Le jour où Veronica s’éteignit

Publié le 21 juillet 2013 par Oliaiklod @Olia_i_Klod

Veronica Franco  qui était née le 25 mars 1546 à Venise, est morte dans cette même ville, le 21 juillet 1591 à 45 ans dans la paroisse de San Moisè.

On peut lire dans les nécrologies des Magistrats à la Santé : "1591, 22 juillet, La Signora Veronica Franco âgée de 45 ans, touchée par la fièvre depuis déjà 20 jours. S Moise."

Certes, la vie de courtisane était comme un rêve dans un bain de fleurs, mais ces plaisirs étaient accompagnés d’épines ô combien blessantes. Veronica Franco, arrivée à la moitié de sa vie et touchée par quelques ennuis de santé devait déjà avoir subis de nombreuses attaques, tant par les amants éconduits que par la terrible Inquisition.

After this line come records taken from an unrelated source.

@@ -327,26 +327,131 @@
         A.out[(size_t)s * A.out_sys_stride + (size_t)((RS == 1 ? A.out_row0 : A.out_row0_2) + row) * A.out_stride + A.out_comp] = t;
     }
 };
+#ifdef UPK_PHASE_CLOCKS
+#define PHASE_RECORDS 16384
+__device__ unsigned long long g_phase[2 * PHASE_RECORDS * 8];
+struct PhaseClock {
+    unsigned long long* r;
+    __device__ __forceinline__ PhaseClock(int bwd, int n1, int s, int served, unsigned long long wg_start)
+        : r(g_phase + ((size_t)bwd * PHASE_RECORDS + (s < PHASE_RECORDS ? s : 0)) * 8) {
+        if (threadIdx.x == 0) {
+            const unsigned hw = __builtin_amdgcn_s_getreg((31 << 11) | 4), xcc = __builtin_amdgcn_s_getreg((31 << 11) | 20);
+            r[2] = ~0ull; r[5] = ((unsigned long long)(xcc & 0xf) << 16) | (hw & 0xff00); r[6] = wg_start + 1; r[7] = (unsigned long long)served | ((unsigned long long)n1 << 32);
+        }
+    }
+    __device__ __forceinline__ void at(int slot) const { if (threadIdx.x == 0) r[slot] = wall_clock64(); }
+    __device__ __forceinline__ void first_out() const { if ((threadIdx.x & 63) == 0) atomicMin(r + 2, (unsigned long long)wall_clock64()); }
+};
+extern "C" int upk_phase_clocks_read(unsigned long long* out, int n_records) {
+    if (n_records > 2 * PHASE_RECORDS) n_records = 2 * PHASE_RECORDS;
+    return (int)hipMemcpyFromSymbol(out, HIP_SYMBOL(g_phase), (size_t)n_records * 8 * sizeof(unsigned long long));
+}
+#define PHASE(x) x
+#else
+#define PHASE(x)
+#endif
+
+template <int RS, bool POLY, bool BWD>
+struct Cov2Stage {
+    struct Regs { PlanesRegs e1, e2; RangeRegs rr; float ss[P2_PF_TRIPS]; };
+    const upk_igraph_t& G; const PairArgs& A; const PairLds& L; float* site_sens; const int row_len, n_rows;
+    __device__ __forceinline__ Cov2Stage(const upk_igraph_t& G_, const PairArgs& A_, const PairLds& L_, float* site_sens_)
+        : G(G_), A(A_), L(L_), site_sens(site_sens_), row_len(POLY ? G_.n_poly : G_.n_param), n_rows(RS == 1 ? G_.n1 : G_.n2) {}
+    __device__ __forceinline__ const float* S1(int s) const { return BWD && A.sens1 ? A.sens1 + (size_t)s * A.sens_sys_stride : nullptr; }
+    __device__ __forceinline__ const float* S2(int s) const { return BWD && A.sens2 ? A.sens2 + (size_t)s * A.sens_sys_stride : nullptr; }
+    __device__ __forceinline__ const int* hcnt(int s) const { return (RS == 1 ? G.hcnt1 : G.hcnt2) + (size_t)s * n_rows; }
+    __device__ __forceinline__ const unsigned short* ord(int s) const { return (RS == 1 ? G.ord1 : G.ord2) + (size_t)s * n_rows; }
+    __device__ __forceinline__ void direct(int s, int t0 = threadIdx.x) const {
+        stage_rows_planes(L.c1, G.node1, s, G.loc1, G.n1, G.dim1, G.type1, nullptr, nullptr, 0, 0.f, __int_as_float(0), G.n_type2 * row_len, t0);
+        stage_rows_planes(L.c2, G.node2, s, G.loc2, G.n2, G.dim2, G.type2, nullptr, S2(s), A.sens_stride, 0.f, __int_as_float(0), row_len, t0);
+        if (BWD) { const float* s1 = S1(s); if (s1) for (int t = t0; t < G.n1; t += blockDim.x) site_sens[t] = s1[(size_t)t * A.sens_stride]; }
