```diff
@@ -973,6 +1083,18 @@
 }
 
 extern "C" {
+
+int32_t sosvo_gauss7_rows(sosvo_ctx* ctx, const uint8_t* gray, int64_t in_stride, int32_t nimg, int32_t rows, int32_t cols,
+                          uint8_t* out, int64_t out_stride, const int32_t* row_range, int32_t imgs_per_range) {
+  SOSVO_ENTER(ctx);
+  SOSVO_REQUIRE(ctx, gray && out, "null pointer");
+  SOSVO_REQUIRE(ctx, nimg >= 0 && nimg <= 65535, "nimg out of range");
+  SOSVO_REQUIRE(ctx, rows >= 1 && cols >= 1 && rows * (int64_t)cols < (1 << 28), "image sizes out of range");
+  SOSVO_REQUIRE(ctx, in_stride >= rows * (int64_t)cols && out_stride >= rows * (int64_t)cols, "images overlap (stride < rows * cols)");
+  SOSVO_REQUIRE(ctx, row_range == nullptr || imgs_per_range >= 1, "imgs_per_range must be positive");
+  if (nimg == 0) return SOSVO_OK;
+  return launch_gauss7_rows(ctx, gray, in_stride, nimg, rows, cols, out, out_stride, row_range, row_range ? imgs_per_range : 1);
+}
 
 int32_t sosvo_detect_gft(sosvo_ctx* ctx, const uint8_t* gray, const uint32_t* mask_bits, int32_t nimg,
                          int32_t images_per_maskset, int32_t rows, int32_t cols, int32_t nmask, double quality,
diff --git a/vo_single_camera_sos_amd/csrc/pipeline.hip b/vo_single_camera_sos_amd/csrc/pipeline.hip
--- a/vo_single_camera_sos_amd/csrc/pipeline.hip
+++ b/vo_single_camera_sos_amd/csrc/pipeline.hip
@@ -659,6 +659,7 @@
     }
     ctx->sub[i]->hint_shared_device = 1;
     ctx->sub[i]->hint_score_fp64_only = ctx->hint_score_fp64_only;
+    ctx->sub[i]->hint_gauss7_valu = ctx->hint_gauss7_valu;
     SOSVO_HIP(ctx, hipEventCreateWithFlags(&ctx->sub_done[i], hipEventDisableTiming));
     SOSVO_HIP(ctx, hipEventCreateWithFlags(&ctx->sub_median[i], hipEventDisableTiming));
     ctx->n_sub = i + 1;
diff --git a/vo_single_camera_sos_amd/device.py b/vo_single_camera_sos_amd/device.py
--- a/vo_single_camera_sos_amd/device.py
+++ b/vo_single_camera_sos_amd/device.py
@@ -84,6 +84,9 @@
 
     def set_hint_score_fp64_only(self, on=True):
         self._call(self._lib.sosvo_set_hint, _lib.HINT_SCORE_FP64_ONLY, 1 if on else 0)
+
+    def set_hint_gauss7_valu(self, on=True):
+        self._call(self._lib.sosvo_set_hint, _lib.HINT_GAUSS7_VALU, 1 if on else 0)
 
     def set_stream(self, stream):
         self._call(self._lib.sosvo_set_stream, c_p(stream.cuda_stream))
@@ -256,6 +259,40 @@
         self._call(self._lib.sosvo_describe_orb_rows, _ptr(gray), NI, rows, cols, int(nmask), cap, _ptr(kp), _ptr(n),
                    float(cos_a), float(sin_a), _ptr(pattern), int(edge), _ptr(row_range), _ptr(desc))
         return desc
+
+    def gauss7(self, gray, row_range=None, out=None, shape=None, in_stride=None, out_stride=None):
+        if shape is None:
+            _check(gray, torch.uint8, "gray", ndim=3)
+            NI, rows, cols = gray.shape
+        else:
+            _check(gray, torch.uint8, "gray", ndim=1)
+            NI, rows, cols = (int(v) for v in shape)
+        if NI < 0 or rows < 1 or cols < 1:
+            raise SosvoError("gauss7: bad shape %r" % ((NI, rows, cols),))
+        in_stride = rows * cols if in_stride is None else int(in_stride)
+        if out is None:
+            out_stride = rows * cols if out_stride is None else int(out_stride)
+            out = torch.zeros((NI, rows, cols) if shape is None and out_stride == rows * cols else
+                              (max(NI - 1, 0) * out_stride + rows * cols,), dtype=torch.uint8, device=gray.device)
+        else:
+            _check(out, torch.uint8, "out")
+            out_stride = rows * cols if out_stride is None else int(out_stride)
+        for name, t, stride in (("gray", gray, in_stride), ("out", out, out_stride)):
+            if stride < rows * cols:
+                raise SosvoError("gauss7: %s stride %d < rows * cols" % (name, stride))
+            if NI and t.numel() < (NI - 1) * stride + rows * cols:
+                raise SosvoError("gauss7: %s holds %d bytes, %d images of %d x %d at stride %d need more"
+                                 % (name, t.numel(), NI, rows, cols, stride))
+        per = 1
+        if row_range is not None:
+            _check(row_range, torch.int32, "row_range", (None, 2))
+            R = row_range.shape[0]
+            if R < 1 or NI % R:
+                raise SosvoError("gauss7: %d images do not split evenly over %d row ranges" % (NI, R))
+            per = max(NI // R, 1)
+        self._call(self._lib.sosvo_gauss7_rows, _ptr(gray), in_stride, NI, rows, cols, _ptr(out), out_stride, _ptr(row_range),
+                   per)
+        return out
 
     def orb_pyramid_pixels(self, rows, cols):
         return int(self._lib.sosvo_orb_pyramid_pixels(int(rows), int(cols)))
```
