extern "C" int fmmt_window_attn_fwd(int dtype, int n_img, int H, int W, int C, int num_heads, int shift,
                                    const void* qkv, const float* table, const int32_t* index,
                                    const float* mask, int nW_mask, int mask_is_shift, float scale,
                                    void* out, float* lse, void* stream) {
    if (int e = wa_check(dtype, n_img, H, W, C, num_heads, shift)) return e;
    if (mask && nW_mask <= 0) return FMMT_EINVAL;
    WaArgs a{};
    a.n_img = n_img; a.H = H; a.W = W; a.C = C; a.nH = num_heads; a.shift = shift; a.qkv = qkv; a.table = table;
    a.index = index; a.mask = mask; a.nW_mask = nW_mask; a.mask_is_shift = mask_is_shift; a.scale = scale; a.out = out; a.lse = lse;
    const int B_ = n_img * (H / WS) * (W / WS);
    a.groups_per_head = wa_groups_per_head(B_, num_heads, false, dtype == FMMT_BF16);
    a.xcd_grouped = wa_xcd_grouped(a.groups_per_head, dtype == FMMT_BF16);
    hipStream_t st = reinterpret_cast<hipStream_t>(stream);
    dim3 grid(num_heads * a.groups_per_head);
    if (dtype == FMMT_BF16) return fmmt_wattn_mfma_fwd_launch(a, (int)grid.x, st);
    hipLaunchKernelGGL(wattn_fwd_kernel<float>, grid, dim3(256), 0, st, a);
    FMMT_CHECK_LAUNCH();
    return 0;
}

static size_t wa_part_bytes(int num_heads) { return ((size_t)num_heads * (WA_BWD_WAVES_PER_HEAD_MAX + 1) * TOK * TOK * sizeof(float) + 255) / 256 * 256; }

extern "C" size_t fmmt_window_attn_bwd_workspace(int num_heads) {
    return wa_part_bytes(num_heads) + WA_SINK_BYTES;
}

extern "C" int fmmt_window_attn_bwd(int dtype, int n_img, int H, int W, int C, int num_heads, int shift,
                                    const void* qkv, const void* out, const void* dout, const float* lse,
                                    const float* table, const int32_t* index, const float* mask, int nW_mask,
                                    int mask_is_shift, float scale, void* dqkv, float* dtable,
                                    void* workspace, size_t workspace_bytes, void* stream) {
    const bool want_generic = (dtype & FMMT_GENERIC) != 0;
    dtype &= 0xff;
    if (int e = wa_check(dtype, n_img, H, W, C, num_heads, shift)) return e;
    if (mask && nW_mask <= 0) return FMMT_EINVAL;
    if (workspace_bytes < fmmt_window_attn_bwd_workspace(num_heads)) return FMMT_EWORKSPACE;
    const bool generic_ok = !mask || (mask_is_shift && shift > 0);
    if (want_generic && !generic_ok) return FMMT_EINVAL;
    const bool generic = want_generic || (dtype == FMMT_F32 && generic_ok);
    WaArgs a{};
    a.n_img = n_img; a.H = H; a.W = W; a.C = C; a.nH = num_heads; a.shift = shift; a.qkv = qkv; a.table = table;
    a.index = index; a.mask = mask; a.nW_mask = nW_mask; a.mask_is_shift = mask_is_shift; a.scale = scale; a.out = const_cast<void*>(out);
    a.lse = const_cast<float*>(lse); a.dout = dout; a.dqkv = dqkv; a.part = reinterpret_cast<float*>(workspace);
    a.sink = reinterpret_cast<char*>(workspace) + wa_part_bytes(num_heads);
    const int B_ = n_img * (H / WS) * (W / WS);
    a.groups_per_head = wa_groups_per_head(B_, num_heads, true, dtype == FMMT_BF16);
    a.xcd_grouped = wa_xcd_grouped(a.groups_per_head, dtype == FMMT_BF16);
    hipStream_t st = reinterpret_cast<hipStream_t>(stream);
    if (generic) {
        a.groups_per_head = fmmt_wattn_bwd_groups(B_, num_heads, 1);
        a.xcd_grouped = 0;
        if (int rc = fmmt_wattn_bwd_ref_launch(dtype, a, num_heads * a.groups_per_head, st)) return rc;
        return fmmt_wattn_dtable_finish(a.part, num_heads, a.groups_per_head, index, dtable, st);
    }
    dim3 grid(num_heads * a.groups_per_head);
    if (dtype == FMMT_BF16) {
        if (int rc = fmmt_wattn_mfma_bwd_launch(a, (int)grid.x, st)) return rc;
    } else {
        hipLaunchKernelGGL(wattn_bwd_kernel<float>, grid, dim3(256), 0, st, a);
        FMMT_CHECK_LAUNCH();
    }
    return fmmt_wattn_dtable_finish(a.part, num_heads, dtype == FMMT_BF16 ? a.groups_per_head : a.groups_per_head * 4, index, dtable, st);
}
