# xhuan8/SoccerPlayerShapePose

Hardware: NVIDIA B200
Metric: SMPL meshes/sec fwd+bwd (higher is better)
Workload: dtype f32 (bf16x3 split on tcgen05, fp32 accumulate)

## Files before the change

### soccerplayershapepose_b200/csrc/api.cu

```cuda
#include <atomic>
#include <cstring>
#include <map>
#include <mutex>

#include <nvtx3/nvToolsExt.h>

#include "common.cuh"
#include "umma_common.cuh"

namespace b200smpl {

bool pdl_enabled() {
  static const bool on = getenv("B200_PDL") == nullptr || atoi(getenv("B200_PDL")) != 0;
  return on;
}

NvtxRange::NvtxRange(const char* name) { nvtxRangePushA(name); }
NvtxRange::~NvtxRange() { nvtxRangePop(); }

static thread_local std::string g_last_error;
static std::atomic<long long> g_launches{0};

void set_error(const std::string& msg) { g_last_error = msg; }
int fail(int code, const std::string& msg) {
  g_last_error = msg;
  return code;
}
void count_launch(int n) { g_launches.fetch_add(n, std::memory_order_relaxed); }

static std::atomic<int> g_timing{0};
static std::mutex g_timing_mu;
struct TimingRec { const char* name; cudaEvent_t a, b; };
static std::vector<TimingRec> g_timing_recs;

LaunchTimer::LaunchTimer(const char* name, cudaStream_t st) : name_(name), st_(st), nvtx_(name) {
  if (g_timing.load(std::memory_order_relaxed)) {
    if (cudaEventCreate(&start_) == cudaSuccess) cudaEventRecord(start_, st_);
    else start_ = nullptr;
  }
}
LaunchTimer::~LaunchTimer() {
  if (start_ == nullptr) return;
  cudaEvent_t stop = nullptr;
  if (cudaEventCreate(&stop) != cudaSuccess) return;
  cudaEventRecord(stop, st_);
  std::lock_guard<std::mutex> lk(g_timing_mu);
  g_timing_recs.push_back({name_, start_, stop});
}

static int fwd_gemm_mode(int mode) { return mode == B200SMPL_MODE_BF16_FAST ? B200SMPL_MODE_BF16 : mode; }
static int bwd_gemm_mode(int mode) {
  return mode == B200SMPL_MODE_BF16 ? B200SMPL_MODE_FP32 : (mode == B200SMPL_MODE_BF16_FAST ? B200SMPL_MODE_BF16 : mode);
}

constexpr int DEFAULT_SLAB = 4096;
constexpr int MAX_SLAB = 40960;
static_assert(MAX_SLAB == 2 * BM * BS_MAX_WORK, "slab cap = the forward GEMMs' work-list capacity");
constexpr int MIN_SLABS_PER_SPLIT = 4;

struct Plan {
  int S;
  int k_splits;
  size_t off_feat, off_featf, off_A, off_jposed, off_vpT;
  size_t off_dvp_hi, off_dvp_lo, off_dA, off_dtr, off_dJtot, off_dfeat;
  size_t total;
  size_t saved_slab_bytes;
};

static size_t align_up(size_t x, size_t a) { return (x + a - 1) / a * a; }

static Plan make_plan(const b200smpl_model* m, int batch, int mode, int slab_bodies, bool backward) {
  const DevModel& d = m->dm;
  Plan p{};
  const int Bp = round_up(std::max(batch, 1), 128);
  const int S = slab_bodies > 0 ? round_up(std::min(slab_bodies, MAX_SLAB), 128) : DEFAULT_SLAB;
  p.S = std::min(S, Bp);
  size_t off = 0;
  auto take = [&](size_t bytes) {
    const size_t o = off;
    off = align_up(off + bytes, 1024);
    return o;
  };
  const size_t S_ = (size_t)p.S;
  p.off_feat = take(S_ * d.fl.pitch * 2);
  p.off_featf = take(mode == B200SMPL_MODE_FP32_SIMT ? S_ * d.fl.nf_pad * 4 : 0);
  p.off_A = take((size_t)NJ * AELEMS * S_ * 4);
  p.off_jposed = take((size_t)NJ * 3 * S_ * 4);
  p.off_vpT = take((size_t)d.n_pad * S_ * 4);
  p.saved_slab_bytes = align_up((size_t)NJ * AELEMS * S_ * 4, 1024) + align_up((size_t)d.n_pad * S_ * 4, 1024);
  if (backward) {
    const int bmode = bwd_gemm_mode(mode);
    p.k_splits = bmode == B200SMPL_MODE_FP32_SIMT ? 1 : blend_bwd_umma_splits(d, p.S, m->num_sms);
    p.off_dvp_hi = take(S_ * d.n_pad * 2);
    p.off_dvp_lo = take(bmode == B200SMPL_MODE_BF16 ? 0 : S_ * d.n_pad * 2);
    p.off_dA = take((size_t)(NJ * AELEMS + 3) * S_ * 4);
    p.off_dtr = p.off_dA + (size_t)NJ * AELEMS * S_ * 4;
    p.off_dJtot = take((size_t)std::max(batch, 1) * d.njout * 3 * 4);
    p.off_dfeat = take((size_t)p.k_splits * S_ * d.fl.nf_pad * 4);
  }
  p.total = off + 1024;
  return p;
}

static int check_common(const b200smpl_model* m, int batch, int mode, const void* ws) {
  if (m == nullptr) return fail(B200SMPL_ERR_INVALID, "null model handle");
  if (m->device < 0) return fail(B200SMPL_ERR_CUDA, "host-only model handle: no CUDA device (there is no CPU fallback)");
  if (batch < 1) return fail(B200SMPL_ERR_INVALID, "batch must be >= 1");
  if (mode != B200SMPL_MODE_FP32 && mode != B200SMPL_MODE_BF16 && mode != B200SMPL_MODE_FP32_SIMT &&
      mode != B200SMPL_MODE_BF16_FAST)
    return fail(B200SMPL_ERR_INVALID, "unknown mode");
  if (ws == nullptr) return fail(B200SMPL_ERR_WORKSPACE, "null workspace");
  return 0;
}

}

using namespace b200smpl;

extern "C" {

int b200smpl_abi_version(void) { return B200SMPL_ABI_VERSION; }
const char* b200smpl_last_error(void) { return g_last_error.c_str(); }
int64_t b200smpl_launch_count(void) { return (int64_t)g_launches.load(); }

void b200smpl_timing_enable(int enable) { g_timing.store(enable ? 1 : 0); }

size_t b200smpl_timing_report(char* buf, size_t cap) {
  std::vector<TimingRec> recs;
  {
    std::lock_guard<std::mutex> lk(g_timing_mu);
    recs.swap(g_timing_recs);
  }
  std::map<std::string, std::pair<long long, double>> agg;
  for (auto& r : recs) {
    float ms = 0.f;
    if (cudaEventSynchronize(r.b) == cudaSuccess && cudaEventElapsedTime(&ms, r.a, r.b) == cudaSuccess) {
      auto& e = agg[r.name];
      e.first += 1;
      e.second += ms;
    }
    cudaEventDestroy(r.a);
    cudaEventDestroy(r.b);
  }
  std::string out;
  for (auto& kv : agg) out += kv.first + " " + std::to_string(kv.second.first) + " " + std::to_string(kv.second.second) + "\n";
  if (buf != nullptr && cap > 0) {
    const size_t n = std::min(cap - 1, out.size());
    memcpy(buf, out.data(), n);
    buf[n] = 0;
  }
  return out.size() + 1;
}
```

En 1580, on dénonça Veronica au Saint Office pour sortilèges, pratique de la magie, jeux interdits, négligence des sacrements, non respect des jours maigres, pacte avec le diable pour se faire aimer des riches marchands allemands résidant dans le Fontego, faux mariage pour pouvoir exhiber des bijoux que les prostituées ne pouvaient posséder. On l’accusait aussi de quelques autres choses qui, de nos jours prêteraient à rire, mais également de recours aux sortilèges et aux invocations diaboliques, qui, à cette époque, pouvaient vous mener droit au bûcher.

Quoiqu’il en fût, le procès se termina bien pour Veronica puisqu’il fut suspendu, les accusateurs semblant eux-même coupables des vols dénoncés. Veronica réussit à s’en tirer, démontrant au tribunal que tout n’était que machination pour la perdre.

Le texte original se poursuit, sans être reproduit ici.